Smith—whose regional commission includes Holland businessman Ralph Snyder and a school board member from each town—says it’s vitally important for many more such commissions to form and band together to halt the TTC. But, to be fair, she added that anti-TTC people need to be ready to explain to TxDOT that there are legitimate alternatives, such as expanding existing freeways, that would be genuine infrastructure improvements.
Helping TxDOT re-focus its efforts would steer it away from pushing the TTC, which—if ever shoved into the “heart of Texas”—will usher in an even bigger invasion of Chinese/Asian goods, hauled via truck and rail into the U.S., starting at Mexican seaports and heading north—flooding the U.S. with even more sub-quality, often hazardous products (and onward to Canada).
The implications for consumer and public safety—with these shoddy products hauled in aboard often-substandard Mexican trucks—are enormous, along with the fact that the ongoing implementation of NAFTA that the TTC signals will continue to unravel the already critically ill American economy that needs its thrifty middle class restored if it’s ever to truly prosper.

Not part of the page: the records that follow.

# quang-ha/lammps-sph-multiphase

Hardware: AMD Instinct MI355X
Metric: particle-steps/s + achieved HBM GB/s, 1M-particle taitwater+rhosum, 1/2/4/8 GPUs (higher is better)
Workload: dtype f64

## Files before the change

### include/sph_hip.h

```cpp
#ifndef SPH_HIP_H
#define SPH_HIP_H

#include <stdint.h>

#ifdef __cplusplus
extern "C" {
#endif

#define SPH_HIP_ABI_VERSION 2

#define SPH_HIP_OK 0
#define SPH_HIP_EINVAL (-1)
#define SPH_HIP_ENODEV (-2)
#define SPH_HIP_ERUNTIME (-3)
#define SPH_HIP_ENOMEM (-4)
#define SPH_HIP_ECOMM (-5)
#define SPH_HIP_EOVERFLOW (-6)

#define SPH_LIST_FULL 0
#define SPH_LIST_HALF 1

#define SPH_VISC_MONAGHAN 0
#define SPH_VISC_MORRIS 1

// ... 129 lines not shown
  int kernel_path;
  const sph_engine_mp_config *mp;
} sph_engine_config;

typedef struct {
  int64_t step;
  int nlocal, nghost;
  int64_t nbr_full;
  int nbr_builds;
  int nbr_maxrow;
  int staged;
  int stage_max;
  double ms_rhosum, ms_tait, ms_heat, ms_integrate, ms_comm, ms_neigh;
  int64_t n_rhosum, n_tait, n_heat, n_neigh;
  int blk_nbig;
  int inner_rows;
  int inner_live;
  int flags;
  int64_t inner_refresh;
} sph_engine_stats;

#define SPH_STAT_RHO_FUSED (1 << 0)
#define SPH_STAT_BLK_R32 (1 << 1)
#define SPH_STAT_BLK_BIGIMG (1 << 2)
#define SPH_STAT_BLK_NOPRE (1 << 3)
#define SPH_STAT_BLK_ROWRETRY (1 << 4)
#define SPH_STAT_BLK_IMGRETRY (1 << 5)
#define SPH_STAT_MP_W4 (1 << 6)
#define SPH_STAT_MP_POW (1 << 7)
#define SPH_STAT_MP_ROW (1 << 8)
#define SPH_STAT_MP_RHO_LISTFILL (1 << 9)
#define SPH_STAT_CSORT_BINS (1 << 10)
#define SPH_STAT_CSORT_ROWS (1 << 11)

typedef struct sph_engine sph_engine;

int sph_engine_create(int device, const sph_engine_config *cfg, sph_engine **out);
int sph_engine_destroy(sph_engine *e);

int sph_engine_comm_uid(void *uid128);
int sph_engine_comm_init(sph_engine *e, const void *uid128, int nranks, int rank);
int sph_engine_comm_loopback(sph_engine *e, int on);
typedef struct sph_local_world sph_local_world;
int sph_local_world_create(int nranks, sph_local_world **out);
int sph_local_world_destroy(sph_local_world *w);
int sph_engine_comm_local(sph_engine *e, sph_local_world *w, int rank);
int sph_engine_comm_ipc(sph_engine *e, const char *name, int nranks, int rank, int mode);
#define SPH_TUNE_OVERLAP 1
#define SPH_TUNE_BLKUMF 2
#define SPH_TUNE_CSORT 3
int sph_engine_tune(sph_engine *e, int key, int value);
int sph_engine_csort_paths(sph_engine *e, int *mask);
int sph_engine_set_tags(sph_engine *e, const int *tags);

int sph_engine_set_atoms(sph_engine *e, int n, const double *x, const double *v,
                         const int *type, const double *rho, const double *en,
                         const double *cv);
int sph_engine_set_atoms_multiphase(sph_engine *e, const double *rmass, const double *cv,
                                    const double *cg);
int sph_engine_phase_change(sph_engine *e, const sph_phasechange_params *p, int nevery,
                            int seed);
int sph_engine_atom_sort(sph_engine *e, int sortfreq, double binsize);

int sph_engine_neigh_modify(sph_engine *e, int every, int delay, int check);

typedef struct {
  int64_t builds;
  int64_t dangerous;
  int64_t checks;
  int64_t last_build;
} sph_neigh_stats;
int sph_engine_neigh_stats(sph_engine *e, sph_neigh_stats *out);

typedef struct {
  int nevery;
  int minbound; double tmin;
  int maxbound; double tmax;
  double xmax;
  int type_mask;
} sph_dtreset;
int sph_engine_dt_reset(sph_engine *e, const sph_dtreset *fix);

typedef struct {
// ... 130 lines not shown
```

### lammps-sph-multiphase_amd/__init__.py

```python
from __future__ import annotations

import ctypes as C
import os

import numpy as np

HERE = os.path.dirname(os.path.abspath(__file__))
LIB_PATH = os.environ.get("SPH_HIP_LIB") or os.path.join(HERE, "libsph_hip.so")
HEADER = os.path.join(os.path.dirname(HERE), "include", "sph_hip.h")

SPH_LIST_FULL, SPH_LIST_HALF = 0, 1
SPH_VISC_MONAGHAN, SPH_VISC_MORRIS = 0, 1
SPH_MAXTYPES = 8
_NT2 = (SPH_MAXTYPES + 1) ** 2

ERRORS = {-1: "EINVAL", -2: "ENODEV", -3: "ERUNTIME", -4: "ENOMEM", -5: "ECOMM",
          -6: "EOVERFLOW"}


class HipError(RuntimeError):
    def __init__(self, code: int, msg: str):
        super().__init__(f"sph_hip {ERRORS.get(code, code)}: {msg}")
        self.code = code
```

With people such as Terri Hall, Mae Smith and several others keeping up the pressure, America has a chance. For, as many observers have noted, it is in Texas where the TTC’s funeral must be held. It cannot be allowed to take root there, lest the NAFTA network spread like a cancer across the nation, tearing asunder what little remains of U.S. manufacturing with the infusion of imports made by ultra-cheap labor, against which American goods cannot compete—since U.S. goods are saturated with huge tax and regulatory costs that stifle production and must be passed on to the consumer.